Saved entries
int acsr_logits_num_chunks(int M, int64_t V);
int acsr_logits_num_chunks_d(int M, int64_t V, int d);
int acsr_logits_store(const float* out, const float* table, int M, int64_t V, int d, int passes,
                      float* scores, int64_t ldc, void* stream);
int acsr_logits_ce_partial(const float* out, const float* table, int M, int64_t V, int d, int passes,
                           float* partial, void* stream);
int acsr_ce_finalize(const float* partial, int n_parts, const float* out, const float* table,
                     const int64_t* target, int M, int d, int64_t V, int64_t idx_offset, int n_groups,
                     float* lse, float* tgt_logit, float* row_loss, float* loss, void* stream);
int acsr_loss_combine(const double* pen_sq, int n_layers, const float* ce_attacked, const float* mask_loss_weight,
                      float mask_loss_weight_value, float* loss_attacked, float* d_pen_sq, void* stream);
int acsr_ce_finalize_losses(const float* partial, int n_parts, const float* out, const float* table, const int64_t* target, int M, int d,
                            int64_t V, int64_t idx_offset, int n_groups, float* lse, float* tgt_logit, float* row_loss, float* loss,
                            const double* pen_sq, int n_layers, const float* mask_loss_weight, float mask_loss_weight_value,
                            float* loss_attacked, float* d_pen_sq, uint32_t* counter, void* stream);
int acsr_logits_ce_grad(const float* out, const float* table, const float* lse, const int64_t* target,
                        const float* row_scale, int M, int64_t V, int d, int passes,
                        float* Gt, int64_t ldg, void* stream);
int acsr_ce_bwd_dout(const float* out, const float* table, const float* lse, const int64_t* target, const float* row_scale, int M,
                     int64_t V, int d, int passes, float* d_out, void* stream);
int acsr_ce_bwd_dtable(const float* out, const float* table, const float* lse, const int64_t* target, const float* row_scale, int M,
                       int64_t V, int d, int passes, float* d_table, void* stream);
int acsr_logits_topk_partial(const float* out, const float* table, int M, int64_t V, int d, int passes,
                             int k, int64_t idx_offset, int skip_col0,
                             float* partial_val, int64_t* partial_idx, void* stream);
int acsr_logits_topk_partial_ws(const float* out, const float* table, int M, int64_t V, int d, int passes,
                                int k, int64_t idx_offset, int skip_col0,
                                float* partial_val, int64_t* partial_idx, int32_t* row_bound, void* stream);
int acsr_topk_merge(const float* partial_val, const int64_t* partial_idx, int M, int n_parts, int k,
                    const int64_t* positive, float* topk_val, int64_t* topk_idx, int32_t* rec_topk, void* stream);

int acsr_row_dot(const float* out, const float* table, const int64_t* ids, int M, int d, int64_t V, int64_t idx_offset, float* dot,
                 void* stream);
int acsr_logits_topk_rank_partial(const float* out, const float* table, int M, int64_t V, int d, int passes, int k, int64_t idx_offset,
                                  int skip_col0, const int64_t* positive, const float* pos_score, float* partial_val,
                                  int64_t* partial_idx, int32_t* partial_counts, int32_t* row_bound, void* stream);
int acsr_topk_merge_rank(const float* partial_val, const int64_t* partial_idx, int M, int n_parts, int k,
                         const int64_t* positive, const int32_t* partial_counts, int n_count_parts, float* topk_val,
                         int64_t* topk_idx, int32_t* rec_topk, int32_t* counts, void* stream);

int acsr_topk_select_max_items(void);
int acsr_topk_select(const float* scores, int M, int64_t V, int64_t ld, int k, int skip_col0, int64_t idx_offset,
                     const int64_t* positive, float* topk_val, int64_t* topk_idx, int32_t* rec_topk, void* stream);
int acsr_topk_select_rank(const float* scores, int M, int64_t V, int64_t ld, int k, int skip_col0, int64_t idx_offset,
                          const int64_t* positive, const float* pos_score, float* topk_val, int64_t* topk_idx, int32_t* rec_topk,
                          int32_t* counts, void* stream);

int acsr_fold_attack_weights(const float* Wqkv, const float* bqkv, const float* Waqk, const float* baqk, int d, float* out_W,
                             float* out_b, void* stream);

int acsr_linear_tok(const float* X, int64_t ldx, int64_t x_kblock_stride, int64_t rows, int K,
                    const float* W, int64_t w_stride_n, int64_t w_stride_k, int64_t w_kblock_stride, int N,
                    const float* bias, int accumulate, float* Y, int64_t ldy,
                    int batch, int64_t stride_x, int64_t stride_w, int64_t stride_bias, int64_t stride_y,
                    int passes, void* stream);
int acsr_linear_tok_bdrl(const float* X, int64_t ldx, int64_t rows, int K, const float* W, const float* bias,
                         const float* res, int64_t res_rows, const float* ln_w, const float* ln_b, float eps,
                         float p_drop, const float* mask, const void* rng, uint32_t rng_stream,
                         float* HZ, float* out, float* stats, int passes, void* stream);
int acsr_proj_input_grad(float* d_qkv, const float* d_aqk, int64_t plane_rows, const float* d_gl, int L, const float* Wqkv,
                         const float* Waqk, const float* Wg, int d, int64_t rows, int64_t rows_keep, float* d_x, int passes,
                         void* stream);

int acsr_linear_tc(const float* X, int64_t rows, int K, const float* W, int N, int64_t w_stride_n, int64_t w_stride_k,
                   const float* bias, int accumulate, float* Y, int64_t ldy, int batch, int64_t stride_x, int64_t stride_w,
                   int64_t stride_bias, int64_t stride_y, int passes, void* stream);

int acsr_linear_wgrad(const float* dY, const float* X, int T, int N, int K, float* dW, float* db, void* stream);
int acsr_linear_wgrad_batched(const float* dY, const float* X, int T, int N, int K, float* dW, float* db, int batch,
                              int64_t stride_dy, int64_t stride_x, int64_t stride_dw, int64_t stride_db, void* stream);

#define ACSR_EPI_STORE 0
#define ACSR_EPI_ATOMIC 1
#define ACSR_EPI_ACT 2
#define ACSR_EPI_BDRL 3
#define ACSR_EPI_CE 4
#define ACSR_EPI_CE_GRAD 5
#define ACSR_GEMM_MAX_PROBLEMS 16
typedef struct acsr_gemm_problem {
  const float* A; int64_t a_row_stride; int64_t a_k_stride; int64_t a_kb_stride;
  const float* B; int64_t b_row_stride; int64_t b_k_stride; int64_t b_kb_stride;
  float* C; int64_t ldc;
  int64_t M;
  const float* bias;
  float* colsum;
  float* C2;
  const float* res; int64_t res_rows;
  const float* ln_w; const float* ln_b;
  const float* mask; const void* rng;
  float* out; float* stats;
  int32_t a_kblk; int32_t b_kblk;
  int32_t N; int32_t K;
  int32_t epilogue; int32_t accumulate; int32_t k_splits; int32_t act;
  uint32_t rng_stream; float eps; float p_drop; int32_t reserved;
} acsr_gemm_problem;
int acsr_gemm_batch(const acsr_gemm_problem* problems, int n_problems, int passes, void* stream);
int acsr_gemm_ce_parts(int64_t V);

int acsr_tail_fwd(const float* ctx_first, const float* ctx_second, const float* x, const int64_t* item_len, int B, int L, int d, int I,
                  int act, const float* Wo, const float* bo, const float* lnA_w, const float* lnA_b, float epsA, const float* W1,
                  const float* b1, const float* W2, const float* b2, const float* lnF_w, const float* lnF_b, float epsF, float p_drop,
                  const float* mask_a, const float* mask_f, const void* rng, uint32_t stream_a, uint32_t stream_f, float* c_ctx,
                  float* c_x, float* hz, float* st_a, float* h, float* z1, float* a1, float* z2, float* st_f, float* out, void* stream);
int acsr_tail_bwd(const float* d_out, const int64_t* item_len, int B, int L, int d, int I, int act, int n_groups, const float* c_x,
                  const float* hz, const float* st_a, const float* h, const float* z1, const float* z2, const float* st_f,
                  const float* Wo, const float* bo, const float* lnA_w, const float* W1, const float* b1, const float* W2,
                  const float* b2, const float* lnF_w, float p_drop, const float* mask_a, const float* mask_f, const void* rng,
                  uint32_t stream_a, uint32_t stream_f, float* d_z2, float* d_z1, float* d_hz, float* d_x_first, float* d_x_second,
                  float* d_ctx_first, float* d_ctx_second, float* g_bo, float* g_lnA_w, float* g_lnA_b, float* g_b1, float* g_b2,
                  float* g_lnF_w, float* g_lnF_b, void* stream);

int64_t acsr_dense_bwd_prep_floats(int I);
int acsr_dense_bwd_prep(const float* Wo, const float* W1, const float* W2, int d, int I, float* ops, void* stream);
int acsr_dense_bwd(const float* d_out, int64_t rows, int64_t act_rows, int64_t res_rows, int64_t param_rows, int d, int I, int act,
                   const float* ops, const float* z2, const float* b2, const float* h, const float* lnF_w, const float* st_f,
                   const float* z1, const float* b1, const float* hz, const float* bo, const float* x_res, const float* lnA_w,
                   const float* st_a, float p_drop, const float* mask_a, const float* mask_f, const void* rng, uint32_t stream_a,
                   uint32_t stream_f, float* d_z2, float* d_z1, float* d_hz, float* d_xres, float* d_ctx, float* g_lnF_w,
                   float* g_lnF_b, float* g_lnA_w, float* g_lnA_b, int passes, void* stream);

int acsr_bpr_loss_fwd(const float* out, const float* table, const int64_t* pos_items, const int64_t* neg_items, int M, int d,
                      int n_groups, float gamma, float* row_x, float* row_loss, float* loss, void* stream);
int acsr_bpr_loss_bwd(const float* out, const float* table, const int64_t* pos_items, const int64_t* neg_items, const float* row_x,
                      const float* row_scale, int M, int d, float gamma, int table_row_begin, int table_row_end, float* d_out,
                      float* d_table, void* stream);

int acsr_shard_gather_rows(const int64_t* ids, int64_t n, const float* shard, int64_t row_lo, int64_t row_hi, int d, float* out,
                           void* stream);
int acsr_shard_scatter_add_rows(const int64_t* ids, int64_t n, const float* rows, int64_t row_lo, int64_t row_hi, int d,
                                float* shard_grad, void* stream);

int acsr_batch_gather(const int64_t* seqs, const int64_t* lens, const int64_t* targets, const int64_t* negs, const int64_t* perm,
                      const int64_t* cursor, int64_t n_rows, int B, int L, int64_t* out_packed, void* stream);
int acsr_cursor_advance(int64_t* cursor, void* stream);

int acsr_neg_sample(const int64_t* users, const int64_t* positives, const int64_t* perm, const int64_t* cursor, int64_t n_rows, int M,
                    int N, const int64_t* used_offsets, const int64_t* used_items, int64_t n_users, int64_t n_items,
                    const float* alias_prob, const int64_t* alias_idx, const void* rng, uint32_t rng_stream, int64_t* negs,
                    int64_t ld_negs, void* stream);
int acsr_candidate_rank_max_candidates(void);
int acsr_candidate_rank(const float* out, const float* table, int64_t V, int d, const int64_t* cand, int M, int n_cand, int kmax,
                        int32_t* rec, float* scores, void* stream);
int acsr_candidate_rank_counts(const float* out, const float* table, int64_t V, int d, const int64_t* cand, int M, int n_cand, int kmax,
                               int32_t* rec, float* scores, int32_t* counts, void* stream);

int acsr_adam_step(float* param, const float* grad, float* exp_avg, float* exp_avg_sq, int64_t n,
                   float lr, float beta1, float beta2, float eps, float weight_decay,
                   int64_t* step_count, void* stream);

Work order »
Nothing but the lines from the top of the records down to the line with "int acsr_loss_combine(const double*" belongs in the answer; repeat them exactly.

Result for this task »
int acsr_logits_num_chunks(int M, int64_t V);
int acsr_logits_num_chunks_d(int M, int64_t V, int d);
int acsr_logits_store(const float* out, const float* table, int M, int64_t V, int d, int passes,
                      float* scores, int64_t ldc, void* stream);
int acsr_logits_ce_partial(const float* out, const float* table, int M, int64_t V, int d, int passes,
                           float* partial, void* stream);
int acsr_ce_finalize(const float* partial, int n_parts, const float* out, const float* table,
                     const int64_t* target, int M, int d, int64_t V, int64_t idx_offset, int n_groups,
                     float* lse, float* tgt_logit, float* row_loss, float* loss, void* stream);
int acsr_loss_combine(const double* pen_sq, int n_layers, const float* ce_attacked, const float* mask_loss_weight,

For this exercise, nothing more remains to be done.